Our Lord did not receive the Sacrament of Baptism, but the Baptism of John, which was not a Sacrament, nor salvific, nor did it work ex opere operato. So to suggest that this "fourth Baptism" only comes after Sacramental Baptism, is a non sequitur. That did not happen in Our Lord's case.

(05-27-2018, 04:16 PM)yablabo Wrote: If you continue further in St. Gregory's oration, you'll see that he attributes the Fifth Baptism (obviously after he's already received "the perfect baptism")  to himself in his infirmity as a human person...further indicating that he is not implying in any way that this Fifth Baptism has salvific effect prior to the Sacrament of Baptism.

The text is not meant to be a proof absent other evidence, but to demonstrate that St. Gregory is not explicitly denying Baptism of Desire in Oration XL. He clearly means "Baptism" in a much wider sense than simply the Sacrament.

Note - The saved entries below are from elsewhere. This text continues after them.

static rmd_status scene_create_impl(rmd_context *ctx, const rmd_object *objects, uint32_t n_objects, const rmd_grid_desc *grids, uint32_t n_grids,
                                    rmd_scene **out) {
	if (rmd_status s = bind(ctx)) return s;
	if (!out || (n_objects && !objects) || (n_grids && !grids)) return rmd::fail(ctx, RMD_ERR_INVALID_ARGUMENT, "rmd_scene_create: null argument");
	std::vector<rmd::DevObject> hobj(n_objects);
	bool regular = true;
	for (uint32_t i = 0; i < n_objects; i++) {
		const rmd_object &o = objects[i];
		rmd::DevObject &d = hobj[i];
		std::memset(&d, 0, sizeof(d));
		if (o.geometry_kind > RMD_GEOM_GRID) return rmd::fail(ctx, RMD_ERR_INVALID_ARGUMENT, "rmd_scene_create: unknown geometry kind");
		if (o.material.kind > RMD_MAT_EMISSION) return rmd::fail(ctx, RMD_ERR_INVALID_ARGUMENT, "rmd_scene_create: unknown material kind");
		if (o.geometry_kind == RMD_GEOM_GRID && o.grid_index >= n_grids) return rmd::fail(ctx, RMD_ERR_INVALID_ARGUMENT, "rmd_scene_create: grid_index out of range");
		d.geometry_kind = o.geometry_kind, d.grid_index = o.grid_index, d.material_kind = o.material.kind;
		for (int a = 0; a < 3; a++) d.origin[a] = o.origin[a], d.normal[a] = o.normal[a], d.color[a] = o.material.color[a];
		d.radius = o.radius;
		if (o.material.kind != RMD_MAT_EMISSION && std::fabs(o.material.roughness) > rmd::kMaxRoughness)
			return rmd::fail(ctx, RMD_ERR_UNSUPPORTED, "rmd_scene_create: |roughness| > 512 is not supported");
		if (o.material.kind != RMD_MAT_EMISSION && o.material.roughness != 0.0 && std::fabs(o.material.roughness) < rmd::kMinRoughness)
			return rmd::fail(ctx, RMD_ERR_UNSUPPORTED, "rmd_scene_create: 0 < |roughness| < 1e-12 is not supported");
// ... 13 lines not shown
		}
		if (o.material.kind == RMD_MAT_DIFFUSE && o.material.color[0] == 0.0 && o.material.color[1] == 0.0 && o.material.color[2] == 0.0) d.flags |= rmd::kObjBlackDiffuse;
	}
	for (uint32_t j = 0; j < n_objects; j++) {
		if (hobj[j].geometry_kind != RMD_GEOM_PLANE) continue;
		for (uint32_t i = 0; i < j; i++) {
			if (hobj[i].geometry_kind != RMD_GEOM_PLANE || hobj[i].pair_info != 0u) continue;
			bool opposite = true;
			for (int a = 0; a < 3; a++) opposite = opposite && hobj[j].normal[a] == -hobj[i].normal[a];
			if (!opposite) continue;
			hobj[i].pair_info = rmd::kPairTestedAtPartner | j, hobj[j].pair_info = i + 1u;
			break;
		}
	}
	uint32_t axis_pairs = 0;
	for (uint32_t j = 0; j < n_objects && j < 1023u && regular && ctx->tunable[RMD_TUNE_AXIS_PAIRS] != 1; j++) {
		if (hobj[j].geometry_kind != RMD_GEOM_PLANE || hobj[j].pair_info == 0u || (hobj[j].pair_info & rmd::kPairTestedAtPartner)) continue;
		const uint32_t i = hobj[j].pair_info - 1u;
		int k = -1, nonzero = 0;
		for (int a = 0; a < 3; a++)
			if (hobj[i].normal[a] != 0.0) nonzero++, k = a;
		if (nonzero != 1 || (hobj[i].normal[k] != 1.0 && hobj[i].normal[k] != -1.0) || ((axis_pairs >> (10 * k)) & 1023u) != 0u) continue;
		axis_pairs |= (j + 1u) << (10 * k);
		hobj[j].flags |= rmd::kObjAxisPair | ((uint32_t)k << rmd::kObjAxisShift) | (hobj[i].normal[k] == 1.0 ? rmd::kObjAxisEarlierIsPlus : 0u);
		hobj[i].flags |= rmd::kObjAxisPair;
		hobj[j].partner_origin_k = hobj[i].origin[k];
		hobj[j].pair_info = rmd::kPairTestedAtPartner | rmd::kPairAxis | i;
		hobj[i].pair_info |= rmd::kPairAxis;
	}
	auto sc = std::make_unique<rmd_scene>();
	sc->ctx = ctx, sc->n_objects = n_objects, sc->n_grids = n_grids, sc->regular = regular;
	sc->axis_pairs = axis_pairs;
	rmd::DevObject walls_block;
	std::memset(&walls_block, 0, sizeof(walls_block));
	{
		rmd::AxisWalls walls[3];
		std::memset(walls, 0, sizeof(walls));
		for (int k = 0; k < 3; k++) {
			const uint32_t f = (axis_pairs >> (10 * k)) & 1023u;
			if (f == 0u) continue;
			const uint32_t j = f - 1u, i = hobj[j].pair_info & 0x3FFFFFFFu;
			const bool e_plus = (hobj[j].flags & rmd::kObjAxisEarlierIsPlus) != 0u;
			walls[k].o_plus = e_plus ? hobj[i].origin[k] : hobj[j].origin[k], walls[k].o_minus = e_plus ? hobj[j].origin[k] : hobj[i].origin[k];
			walls[k].idx_plus = e_plus ? i : j, walls[k].idx_minus = e_plus ? j : i;
		}
		std::memcpy(&walls_block, walls, sizeof(walls));
	}
	sc->visit_mask = 0ull, sc->grid_mask = 0ull;
	for (uint32_t i = 0; i < n_objects && i < 64u; i++) {
		if (!(hobj[i].geometry_kind == RMD_GEOM_PLANE && (hobj[i].pair_info & rmd::kPairTestedAtPartner))) sc->visit_mask |= 1ull << i;
		if (hobj[i].geometry_kind == RMD_GEOM_GRID) sc->grid_mask |= 1ull << i;
	}
	for (uint32_t i = 0; i < n_objects; i++) sc->n_grid_objects += objects[i].geometry_kind == RMD_GEOM_GRID ? 1u : 0u;
	auto upload = [&](const void *src, size_t bytes, void **dst) -> hipError_t {
		*dst = nullptr;
		rmd::DeviceBuffer b;
		hipError_t e = b.alloc(bytes ? bytes : 16);
		if (e != hipSuccess) return e;
		*dst = b.as<void>();
		sc->owned.push_back(std::move(b));
		if (bytes) e = hipMemcpy(*dst, src, bytes, hipMemcpyHostToDevice);
		return e;
	};
	std::vector<rmd::DevGrid> hgrid(n_grids);
	for (uint32_t gi = 0; gi < n_grids; gi++) {
		const rmd_grid_desc &g = grids[gi];
		rmd::DevGrid &d = hgrid[gi];
// ... 261 lines not shown
		if ((P.debug_flags & 16u) && ctx->last_launch.queued) {
			static const char *kinds[3] = {"GEN  ", "SHADE", "WALK "};
			for (int k = 0; k < 3; k++)
				std::fprintf(stderr, "[rmd queued stamps, cycles] %s trips=%llu fetch=%llu make_ray=%llu simple=%llu walk=%llu ray_push=%llu classify=%llu stores=%llu\n", kinds[k], h[k * 8 + 7],
				             h[k * 8 + 0], h[k * 8 + 1], h[k * 8 + 2], h[k * 8 + 3], h[k * 8 + 4], h[k * 8 + 5], h[k * 8 + 6]);
			std::fprintf(stderr, "[rmd queued stamps, cycles] inside the walks: init=%llu stepping=%llu entry_wait=%llu scan=%llu (chunk search+load+test)=%llu hits=%llu tail=%llu\n",
			             h[24], h[25], h[26], h[27], h[29], h[30], h[31]);
		} else if (P.debug_flags & 16u)
			std::fprintf(stderr, "[rmd stamps, cycles] wave_total=%llu next_ray=%llu simple=%llu walk=%llu classify=%llu | walk: init=%llu stepping=%llu entry_wait=%llu scan=%llu (chunk search+load+test)=%llu hits=%llu tail=%llu\n",
			             h[0], h[1], h[2], h[3], h[4], h[8], h[9], h[10], h[11], h[13], h[14], h[15]);
		else
			std::fprintf(stderr, "[rmd debug] walk_calls=%llu walkers=%llu calls_with_walkers=%llu rounds=%llu wave_steps=%llu lane_steps=%llu test_rounds=%llu tests=%llu chunks=%llu | main_iterations=%llu live_lanes=%llu lanes_with_ray=%llu | stepping iterations with <= 4 / 8 / 16 lanes: %llu / %llu / %llu, with <= 8 lanes while tests wait: %llu\n",
			             h[0], h[1], h[2], h[3], h[4], h[5], h[6], h[8], h[9], h[10], h[11], h[12], h[7], h[13], h[14], h[15]);
		if ((P.debug_flags & 16u) == 0u)
			std::fprintf(stderr, "[rmd debug] sphere pre-test: pairs passed=%llu full chunks=%llu | pairs dropped that pass the reference's test (flag 64; must be 0)=%llu\n", h[17], h[18], h[16]);
		if ((P.debug_flags & 16u) == 0u && ctx->last_launch.queued)
			std::fprintf(stderr, "[rmd debug] path queues: rays pushed=%llu (of them walks put aside=%llu) rays held in their lanes=%llu hits pushed=%llu hits held in their lanes=%llu\n", h[19], h[22], h[23], h[20], h[21]);
	}
	return RMD_OK;
}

(05-27-2018, 04:16 PM)yablabo Wrote: Also, simply because I believe that you are in error does not embolden me to find the name of some scoundrel and attribute that name to your position.  You believe you have the liberty to believe in this speculation regarding baptism of desire and baptism of blood.  I don't, that is all.  Rather than being contentious, let's be honest and respectful.  Peter Abelard is a valid example of a catholic theologian.  His dissent by definition breaks a consensus of theologians.  This does not prove anything, though.

I'm not sure what you mean here. While I am not saying Abelard is a heretic, his sordid history certainly soils the validity of theology. It does not make everything he wrote wrong, just like in the case of Origen, but certainly he can't be cited as a stand-alone figure on which to hang one's hat.

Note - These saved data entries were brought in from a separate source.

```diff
diff --git a/npe-pfn_amd/csrc/npfn_kernels.h b/npe-pfn_amd/csrc/npfn_kernels.h
--- a/npe-pfn_amd/csrc/npfn_kernels.h
+++ b/npe-pfn_amd/csrc/npfn_kernels.h
@@ -84,6 +84,22 @@
   float* resid;
   bf16_t* out;
   int tmem, tofs, tstride;
+  int e0;
+};
+struct RowEnc {
+  const float* views = nullptr;
+  const int* vcol = nullptr;
+  const float* mu = nullptr;
+  const float* sd = nullptr;
+  const float* gscale = nullptr;
+  const int* eF = nullptr;
+  const int* ett = nullptr;
+  const float* ystats = nullptr;
+  const float* ybar_e = nullptr;
+  const float* encw = nullptr;
+  const float* yencw = nullptr;
+  const float* pos = nullptr;
+  int Vw = 0, Fmax = 0, Gmax = 0, es = 1, ncls = 0;
 };
 #ifndef NPFN_GELU_F16
 #define NPFN_GELU_F16 0
@@ -102,6 +118,7 @@
   const float *ln1g, *ln1b;
   unsigned* tile_ctr;
   unsigned tile_base;
+  RowEnc enc;
 };
 void rowk_setup();
 int64_t rowk_grid(int64_t ntiles);
diff --git a/npe-pfn_amd/csrc/npfn_rowk2.hip b/npe-pfn_amd/csrc/npfn_rowk2.hip
--- a/npe-pfn_amd/csrc/npfn_rowk2.hip
+++ b/npe-pfn_amd/csrc/npfn_rowk2.hip
@@ -25,7 +25,10 @@
 constexpr int FA_END = VV_OFF + RTP * 64 * 2;
 constexpr int LNP_OFF = FA_END;
 constexpr int TILE_OFF = LNP_OFF + 6 * 192 * 4;
-constexpr int SMEM_BYTES = TILE_OFF + 16;
+constexpr int ENCW_OFF = LNP_OFF;
+constexpr int YENCW_OFF = TILE_OFF + 16;
+constexpr int SMEM_BYTES = YENCW_OFF + 192 * 2 * 4;
+static_assert(192 * 4 * 4 <= 4 * 192 * 4, "the encoder weights fit the ln2 | ln3 slots");
 constexpr int GLDS_PER_WAVE = 3;
 static_assert(SMEM_BYTES <= 160 * 1024, "LDS budget");
 
@@ -569,8 +572,77 @@
 static_assert(((RT * kPreoUnits + 511) / 512) * 8 * 1024 <= FA_END - KH_OFF,
               "the next tile's o fits the feature-attention images");
 
-template <bool TRAIN, bool POST, bool PRE, bool LONG>
+struct EncIn {
+  float a0, a1, a2, a3;
+  bool target;
+  int cpos;
+};
+__device__ __forceinline__ EncIn enc_inputs(const RowEnc& E, int e, int64_t r, int c, int C) {
+  EncIn t;
+  t.target = c == C - 1;
+  t.cpos = t.target ? 0 : c;
+  const int Fe = E.eF[e];
+  const int64_t eb = (int64_t)e * E.Fmax;
+  const float gs = E.gscale[(int64_t)e * E.Gmax + min(c, E.Gmax - 1)];
+  float v[2], ind[2];
+#pragma unroll
+  for (int q = 0; q < 2; ++q) {
+    const int j = 2 * c + q;
+    const int jj = min(j, E.Fmax - 1);
+    const int vc = min(max(E.vcol[eb + jj], 0), E.Vw - 1);
+    float x = E.views[r * E.Vw + vc];
+    const float m = E.mu[eb + jj];
+    const float s = E.sd[eb + jj];
+    v[q] = 0.f;
+    ind[q] = 0.f;
+    if (j < Fe) {
+      if (!isfinite(x)) {
+        ind[q] = isnan(x) ? -2.0f : (x > 0.f ? 2.0f : 4.0f);
+        x = m;
+      }
+      float xn = (x - m) / (s + 1e-16f);
+      xn = fminf(fmaxf(xn, -100.f), 100.f);
+      v[q] = xn * gs;
+    }
+  }
+  float y0;
+  if (E.ncls > 0) y0 = E.ybar_e[e];
+  else y0 = E.ystats[3 * E.ett[e] + 2];
+  t.a0 = t.target ? y0 : v[0];
+  t.a1 = t.target ? -2.0f : v[1];
+  t.a2 = t.target ? 0.f : ind[0];
+  t.a3 = t.target ? 0.f : ind[1];
+  return t;
+}
+__device__ __forceinline__ void enc_outputs(const RowEnc& E, const char* smem, const EncIn (&t)[2], Acc (&x)[2]) {
+  const int g4 = (threadIdx.x & 63) >> 4;
+  const f32x4* ew = reinterpret_cast<const f32x4*>(smem + ENCW_OFF) + g4 * 4;
+  const f32x4* yw = reinterpret_cast<const f32x4*>(smem + YENCW_OFF) + g4 * 2;
+  const float* prow[2] = {E.pos + t[0].cpos * 192 + g4 * 4, E.pos + t[1].cpos * 192 + g4 * 4};
+#pragma unroll
+  for (int f = 0; f < 12; ++f) {
+    const f32x4 pw[2] = {*reinterpret_cast<const f32x4*>(prow[0] + f * 16),
+                         *reinterpret_cast<const f32x4*>(prow[1] + f * 16)};
+    const f32x4 yy[2] = {yw[f * 8], yw[f * 8 + 1]};
+#pragma unroll
+    for (int i = 0; i < 4; ++i) {
+      const f32x4 w = ew[f * 16 + i];
+      const float y0 = yy[i >> 1][2 * (i & 1)], y1 = yy[i >> 1][2 * (i & 1) + 1];
+#pragma unroll
+      for (int b = 0; b < 2; ++b) {
+        const float w0 = t[b].target ? y0 : w[0], w1 = t[b].target ? y1 : w[1];
+        const float s01 = __fmaf_rn(w0, t[b].a0, w1 * t[b].a1);
+        const float o = __fmaf_rn(w[3], t[b].a3, __fmaf_rn(w[2], t[b].a2, s01)) + pw[b][i];
+        x[b][f][i] = t[b].target ? s01 : o;
+      }
+    }
+    sched_fence();
+  }
+}
+
+template <bool TRAIN, bool POST, bool PRE, bool LONG, bool ENC = false>
 __device__ __forceinline__ void row_layer_body(const RowLayerParams& P, char* smem) {
+  static_assert(!ENC || (!TRAIN && !POST && PRE), "the encoder belongs to the test side's entry launch");
   const int tid = threadIdx.x, lane = tid & 63, wave = tid >> 6;
   const int col = lane & 15, g4 = lane >> 4;
   const int th[2] = {wave * 32 + col, wave * 32 + 16 + col};
@@ -584,7 +656,18 @@
 
   ring.issue(0);
   ring.issue(1);
-  if (tid < 288) {
+  if constexpr (ENC) {
+    if (tid < 192) {
+      *reinterpret_cast<f32x4*>(smem + ENCW_OFF + 16 * tid) = *reinterpret_cast<const f32x4*>(P.enc.encw + 4 * tid);
+    } else if (tid < 288) {
+      const int o = (tid - 192) * 4;
+      const float* src = o < 192 ? P.ln1g + o : P.ln1b + (o - 192);
+      *reinterpret_cast<f32x4*>(smem + LNP_OFF + (4 * 192 + o) * 4) = *reinterpret_cast<const f32x4*>(src);
+    } else if (tid < 384) {
+      const int o = (tid - 288) * 4;
+      *reinterpret_cast<f32x4*>(smem + YENCW_OFF + o * 4) = *reinterpret_cast<const f32x4*>(P.enc.yencw + o);
+    }
+  } else if (tid < 288) {
     const int a = tid / 48, o = (tid - a * 48) * 4;
     const float* src = a == 0 ? P.ln2g : a == 1 ? P.ln2b : a == 2 ? P.ln3g : a == 3 ? P.ln3b : a == 4 ? P.ln1g : P.ln1b;
     f32x4 v = f32x4{0.f, 0.f, 0.f, 0.f};
@@ -630,10 +713,21 @@
     const int to[2] = {th[0] * tsl + g4 * 4, th[1] * tsl + g4 * 4};
     const int lo[2] = {tv[0] ? to[0] : g4 * 4, tv[1] ? to[1] : g4 * 4};
     Acc x[2];
-#pragma unroll
-    for (int b = 0; b < 2; ++b)
-#pragma unroll
-      for (int f = 0; f < 12; ++f) x[b][f] = *reinterpret_cast<const f32x4*>(rbase + lo[b] + f * 16);
+    if constexpr (ENC) {
+      const int e = sg.e0 + P.enc.es * (int)te;
+      EncIn tk[2];
+#pragma unroll
+      for (int b = 0; b < 2; ++b) {
+        const int sl = tv[b] ? th[b] : 0, rr = sl / C;
+        tk[b] = enc_inputs(P.enc, e, rt + rr, sl - rr * C, C);
+      }
+      enc_outputs(P.enc, smem, tk, x);
+    } else {
+#pragma unroll
+      for (int b = 0; b < 2; ++b)
+#pragma unroll
+        for (int f = 0; f < 12; ++f) x[b][f] = *reinterpret_cast<const f32x4*>(rbase + lo[b] + f * 16);
+    }
 
     Frag xb[2];
     if constexpr (POST) {
@@ -773,15 +867,17 @@
   asm volatile("s_waitcnt vmcnt(0)" ::: "memory");
 }
 
-template <bool TRAIN, bool POST, bool PRE, bool LONG>
+template <bool TRAIN, bool POST, bool PRE, bool LONG, bool ENC = false>
 __global__ __launch_bounds__(512, 1) void k_row_layer(RowLayerParams P) {
   extern __shared__ __attribute__((aligned(16))) char smem[];
-  row_layer_body<TRAIN, POST, PRE, LONG>(P, smem);
+  row_layer_body<TRAIN, POST, PRE, LONG, ENC>(P, smem);
 }
 
 template <bool LONG>
 static void rowk_setup_t() {
   (void)hipFuncSetAttribute((const void*)k_row_layer<false, false, true, LONG>,
+                            hipFuncAttributeMaxDynamicSharedMemorySize, SMEM_BYTES);
+  (void)hipFuncSetAttribute((const void*)k_row_layer<false, false, true, LONG, true>,
                             hipFuncAttributeMaxDynamicSharedMemorySize, SMEM_BYTES);
   (void)hipFuncSetAttribute((const void*)k_row_layer<false, true, true, LONG>,
                             hipFuncAttributeMaxDynamicSharedMemorySize, SMEM_BYTES);
@@ -815,7 +911,8 @@
     if (p.do_post) hipLaunchKernelGGL((k_row_layer<true, true, true, LONG>), g, b, SMEM_BYTES, s, p);
     else hipLaunchKernelGGL((k_row_layer<true, false, true, LONG>), g, b, SMEM_BYTES, s, p);
   } else if (!p.do_post) {
-    hipLaunchKernelGGL((k_row_layer<false, false, true, LONG>), g, b, SMEM_BYTES, s, p);
+    if (p.enc.views) hipLaunchKernelGGL((k_row_layer<false, false, true, LONG, true>), g, b, SMEM_BYTES, s, p);
+    else hipLaunchKernelGGL((k_row_layer<false, false, true, LONG>), g, b, SMEM_BYTES, s, p);
   } else if (p.do_pre) {
     hipLaunchKernelGGL((k_row_layer<false, true, true, LONG>), g, b, SMEM_BYTES, s, p);
   } else {
```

No one is trying to be contentious here, certainly not I. If you look at my history here you will find that I'm reasonably typically dispassionate in such arguments. Interested in them, ready to enter swinging, but happy to discuss with those who are serious and willing to discuss.

My issue, however, is that the vast majority of theology and the Magisterium favors Baptism of Desire. I find it incredible (in the proper sense of that word), that Catholics would think to challenge a doctrine which can be consistently linked to a continual line of theologians, Popes and even Fathers of the Church.

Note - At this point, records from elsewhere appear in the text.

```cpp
typedef struct rvc_hubert_taps {
  float* conv_stack;
  float* pos_conv;
  float* hidden_0;
// ... 191 lines not shown
int rvc_spectrogram_batch_ms(rvc_ctx* ctx, void* stream, const float* audio_dev, int64_t n_audio, const int64_t* clips_host, int n_clips, int n_fft, int hop,
                             float eps, int clamp, float* out_dev, int64_t pitch);
int rvc_multiscale_mel_loss(rvc_ctx* ctx, void* stream, int K, const float* const* spec_dev, const int64_t* pitch, const int64_t* row_stride, int B, int64_t nf,
                            const int32_t* n_fft, const int32_t* n_mels, int loss, int want_mag, double* out_dev);

int rvc_hpss(void* stream, const float* x_dev, int B, int F, int T, float* h_dev, float* p_dev, int medians);
int rvc_hpss_l1(void* stream, const float* org_dev, const float* gen_dev, int B, int F, int T, float eps, double* sums_dev);
int rvc_tsi_terms(void* stream, const float* org_dev, const float* gen_dev, int B, int F, int T, float eps, double* out_dev);

int rvc_op_conv1d(void* stream, const float* x_dev, const float* w_host, const float* bias_host, const float* res_dev, float* y_dev,
                  int Ci, int Co, int Tin, int k, int stride, int pad, int dil, int groups, int pre_act, float pre_slope, int act,
                  float act_slope, int act_before_res, float out_scale, int accumulate);
int rvc_op_gemm_split(void* stream, const float* x_dev, const float* w_host, const float* bias_host, const float* res_dev, float* y_dev,
                      float* ysplit_f32_dev, int Ci, int Co, int T, int act, float act_slope, int act_before_res, float out_scale, int ksplit,
                      int am, int an, int k, int dil);
int rvc_op_conv1d_split(void* stream, const float* x_dev, const float* w_host, const float* bias_host, const float* res_dev, float* y_dev,
                        int Ci, int Co, int T, int k, int pad, int dil, int groups, int act, int act_before_res);
int rvc_op_conv1d_s2_split(void* stream, const float* x_dev, const float* w_host, const float* bias_host, float* y_dev, float* y_img_f32_dev, int Ci, int Co, int T, int k,
                           int act);
int rvc_op_conv2d_split(void* stream, const float* x_dev, const float* w_host, const float* bias_host, const float* res_dev, float* y_dev,
                        float* ysplit_f32_dev, int Ci, int Co, int H, int W, int act, int act_before_res, int ksplit, int am, int an);
int rvc_op_conv_transpose1d(void* stream, const float* x_dev, const float* w_host, const float* bias_host, float* y_dev, int Ci, int Co,
                            int Tin, int k, int u, int pad, int pre_act, float pre_slope, int accumulate);
int rvc_op_conv2d3x3(void* stream, const float* x_dev, const float* w_host, const float* bias_host, const float* res_dev, float* y_dev,
                     int Ci, int Co, int H, int W, int relu);
int rvc_op_conv_transpose2d(void* stream, const float* x_dev, const float* w_host, const float* bias_host, float* y_dev, int Ci, int Co,
                            int H, int W, int relu);
int rvc_op_gemm_tn(void* stream, const float* a_dev, const float* b_dev, float* y_dev, int M, int N, int K, int batch);
typedef struct rvc_conv1d_plan rvc_conv1d_plan;
int rvc_conv1d_plan_create(const float* w_host, const float* bias_host, int Ci, int Co, int k, int stride, int pad, int dil, int groups,
// ... 79 lines not shown
```

Before: 2397 audio-sec/wall-sec.

## Add wave-private K-split main loop for 64x64 conv_x3s tiles

Adds a WP variant of the bf16 MFMA conv kernel for 64x64 tiles. In it, each of the four waves streams its own interleaved subset of K units into a private two-slot LDS ring and computes the full tile, with no per-step workgroup barrier. The partial accumulators are reduced through LDS at the end. The planner enables this path by default for small-grid or deep-K shapes, and a force hook is exposed to override the choice. The aim is to remove the per-iteration lds_barrier and synchronisation stalls on latency-bound small tiles, at the cost of four times the MFMA work per wave on replicated tiles, a final reduction step, and occupancy capped at 2 workgroups.

Result: no change. 2396 audio-sec/wall-sec (-0.0%).

```diff
diff --git a/comfy-rvc_amd/_lib.py b/comfy-rvc_amd/_lib.py
--- a/comfy-rvc_amd/_lib.py
+++ b/comfy-rvc_amd/_lib.py
@@ -178,6 +178,7 @@
     "rvc_hpss_l1": (c_int, [c_void_p, c_void_p, c_void_p, c_int, c_int, c_int, c_float, c_void_p]),
     "rvc_tsi_terms": (c_int, [c_void_p, c_void_p, c_void_p, c_int, c_int, c_int, c_float, c_void_p]),
     "rvc_op_gemm_split": (c_int, [c_void_p] * 7 + [c_int] * 4 + [c_float, c_int, c_float] + [c_int] * 5),
+    "rvc_op_x3s_force_loop": (c_int, [c_int] * 3),
     "rvc_op_conv2d_split": (c_int, [c_void_p] * 7 + [c_int] * 9),
     "rvc_op_wn_in_gate_split": (c_int, [c_void_p] * 6 + [c_int] * 4),
     "rvc_op_gemm_split_qkv": (c_int, [c_void_p] * 6 + [c_int] * 4),
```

I appreciate that you think I (and others) are in error, but I think, quite frankly, that the burden of proof is on you, not me, since I am defending what you can find in every Catechism back to Trent, a dozen Magisterial pronouncements, every major theologian, and many of the Fathers.

That said, you will not find me looking to be lacking in civility in such discussions, but don't expect kid gloves either.

(05-27-2018, 04:16 PM)yablabo Wrote: Dogma is not proven by the consensus of theologians.  Instead, "by divine and catholic faith all those things are to be believed which are contained in the word of God as found in scripture and tradition, and which are proposed by the church as matters to be believed as divinely revealed, whether by her solemn judgment or in her ordinary and universal magisterium." (Vatican Council I).

Baptism of desire and baptism of blood simply do not fall under that umbrella.  It is speculation.  I don't call you a heretic for concurring with the speculation.  A person can only be a heretic by pertinaciously/obstinately denying dogma.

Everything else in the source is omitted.